- [Task to complete]: Track down each line below containing the string "bool" and copy it.

Records from a data source
*** Begin section ***
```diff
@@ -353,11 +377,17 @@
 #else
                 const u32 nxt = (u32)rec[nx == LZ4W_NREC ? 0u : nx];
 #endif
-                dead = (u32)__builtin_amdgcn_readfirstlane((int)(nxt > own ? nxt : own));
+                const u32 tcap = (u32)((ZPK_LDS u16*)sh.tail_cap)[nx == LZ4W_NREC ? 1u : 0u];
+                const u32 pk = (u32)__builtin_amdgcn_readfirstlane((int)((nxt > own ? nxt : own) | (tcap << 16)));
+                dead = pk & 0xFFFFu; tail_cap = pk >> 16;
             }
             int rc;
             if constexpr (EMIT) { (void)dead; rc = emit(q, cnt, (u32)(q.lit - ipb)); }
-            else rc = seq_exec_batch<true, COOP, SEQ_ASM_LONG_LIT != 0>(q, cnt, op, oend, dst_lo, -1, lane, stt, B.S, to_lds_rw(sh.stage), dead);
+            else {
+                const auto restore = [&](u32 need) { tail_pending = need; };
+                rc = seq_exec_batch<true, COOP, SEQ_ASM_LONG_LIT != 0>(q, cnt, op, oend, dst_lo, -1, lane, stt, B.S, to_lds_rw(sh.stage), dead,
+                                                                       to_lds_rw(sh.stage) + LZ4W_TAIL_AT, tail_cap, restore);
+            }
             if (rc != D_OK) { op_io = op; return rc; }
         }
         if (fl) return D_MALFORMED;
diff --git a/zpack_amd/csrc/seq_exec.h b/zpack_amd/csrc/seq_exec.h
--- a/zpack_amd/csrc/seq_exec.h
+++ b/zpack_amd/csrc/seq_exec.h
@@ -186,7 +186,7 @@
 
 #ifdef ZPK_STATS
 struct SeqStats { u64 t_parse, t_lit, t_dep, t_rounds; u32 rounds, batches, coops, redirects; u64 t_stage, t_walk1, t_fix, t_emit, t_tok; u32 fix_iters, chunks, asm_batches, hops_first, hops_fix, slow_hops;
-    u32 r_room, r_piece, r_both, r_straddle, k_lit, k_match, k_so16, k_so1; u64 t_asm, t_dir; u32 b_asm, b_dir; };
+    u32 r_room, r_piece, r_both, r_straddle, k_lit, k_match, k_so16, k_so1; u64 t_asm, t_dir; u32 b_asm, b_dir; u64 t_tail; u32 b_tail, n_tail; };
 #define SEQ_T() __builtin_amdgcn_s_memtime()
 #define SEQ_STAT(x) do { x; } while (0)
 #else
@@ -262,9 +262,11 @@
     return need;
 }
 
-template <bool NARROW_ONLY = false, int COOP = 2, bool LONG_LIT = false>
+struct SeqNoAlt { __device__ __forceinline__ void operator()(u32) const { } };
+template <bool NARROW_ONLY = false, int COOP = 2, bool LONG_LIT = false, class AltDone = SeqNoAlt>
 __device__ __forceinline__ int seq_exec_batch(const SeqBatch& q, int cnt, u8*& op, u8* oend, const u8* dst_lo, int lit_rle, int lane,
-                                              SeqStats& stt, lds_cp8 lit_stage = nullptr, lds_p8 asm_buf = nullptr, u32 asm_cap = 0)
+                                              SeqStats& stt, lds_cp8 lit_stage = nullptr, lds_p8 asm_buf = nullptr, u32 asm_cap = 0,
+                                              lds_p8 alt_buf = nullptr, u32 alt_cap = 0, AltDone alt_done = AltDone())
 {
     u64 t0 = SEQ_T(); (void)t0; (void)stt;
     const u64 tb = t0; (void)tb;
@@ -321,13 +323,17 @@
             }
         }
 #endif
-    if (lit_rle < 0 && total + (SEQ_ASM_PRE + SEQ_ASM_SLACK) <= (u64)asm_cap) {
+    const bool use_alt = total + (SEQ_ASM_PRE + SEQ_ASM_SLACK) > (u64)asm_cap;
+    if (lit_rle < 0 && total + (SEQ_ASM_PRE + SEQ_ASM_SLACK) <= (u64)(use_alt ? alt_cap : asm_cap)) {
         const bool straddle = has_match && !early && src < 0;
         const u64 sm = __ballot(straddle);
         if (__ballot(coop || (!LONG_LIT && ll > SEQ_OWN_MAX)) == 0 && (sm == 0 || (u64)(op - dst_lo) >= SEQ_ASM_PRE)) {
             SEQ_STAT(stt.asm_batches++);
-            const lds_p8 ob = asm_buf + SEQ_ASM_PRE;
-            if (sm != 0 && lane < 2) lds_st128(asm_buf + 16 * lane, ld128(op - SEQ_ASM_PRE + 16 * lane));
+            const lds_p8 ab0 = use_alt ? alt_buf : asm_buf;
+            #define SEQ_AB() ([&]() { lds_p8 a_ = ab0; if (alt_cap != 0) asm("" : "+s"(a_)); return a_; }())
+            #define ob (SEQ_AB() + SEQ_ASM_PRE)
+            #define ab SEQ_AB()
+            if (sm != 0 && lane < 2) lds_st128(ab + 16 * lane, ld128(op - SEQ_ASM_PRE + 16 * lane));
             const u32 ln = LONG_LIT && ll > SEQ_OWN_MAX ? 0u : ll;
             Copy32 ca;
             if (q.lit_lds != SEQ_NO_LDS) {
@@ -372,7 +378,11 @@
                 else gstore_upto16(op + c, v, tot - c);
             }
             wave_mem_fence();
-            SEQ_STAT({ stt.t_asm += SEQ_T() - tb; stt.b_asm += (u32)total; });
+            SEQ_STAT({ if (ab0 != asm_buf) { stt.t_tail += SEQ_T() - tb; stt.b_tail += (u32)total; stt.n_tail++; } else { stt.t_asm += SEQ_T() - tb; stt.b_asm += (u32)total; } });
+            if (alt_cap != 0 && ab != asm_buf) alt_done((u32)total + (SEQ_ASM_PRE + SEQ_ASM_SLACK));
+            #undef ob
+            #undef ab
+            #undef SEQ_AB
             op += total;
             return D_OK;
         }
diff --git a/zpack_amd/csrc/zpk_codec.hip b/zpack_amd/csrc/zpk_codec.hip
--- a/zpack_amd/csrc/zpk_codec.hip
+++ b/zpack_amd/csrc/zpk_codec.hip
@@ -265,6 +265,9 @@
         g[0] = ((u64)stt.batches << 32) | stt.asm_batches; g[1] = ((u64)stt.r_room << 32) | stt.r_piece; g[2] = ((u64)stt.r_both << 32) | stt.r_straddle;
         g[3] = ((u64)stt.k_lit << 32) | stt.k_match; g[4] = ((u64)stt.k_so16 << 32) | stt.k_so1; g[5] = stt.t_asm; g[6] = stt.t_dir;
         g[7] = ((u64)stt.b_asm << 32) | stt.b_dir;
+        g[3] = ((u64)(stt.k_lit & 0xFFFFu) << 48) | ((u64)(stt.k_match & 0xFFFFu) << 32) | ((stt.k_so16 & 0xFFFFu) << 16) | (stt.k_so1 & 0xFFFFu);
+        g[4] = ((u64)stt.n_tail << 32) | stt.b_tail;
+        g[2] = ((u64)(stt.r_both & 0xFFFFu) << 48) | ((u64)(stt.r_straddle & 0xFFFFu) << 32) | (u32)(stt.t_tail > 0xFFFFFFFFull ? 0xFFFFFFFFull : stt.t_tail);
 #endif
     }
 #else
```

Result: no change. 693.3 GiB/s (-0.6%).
*** End section ***
- [Exercise result]:
-template <bool NARROW_ONLY = false, int COOP = 2, bool LONG_LIT = false>
+template <bool NARROW_ONLY = false, int COOP = 2, bool LONG_LIT = false, class AltDone = SeqNoAlt>
+    const bool use_alt = total + (SEQ_ASM_PRE + SEQ_ASM_SLACK) > (u64)asm_cap;
         const bool straddle = has_match && !early && src < 0;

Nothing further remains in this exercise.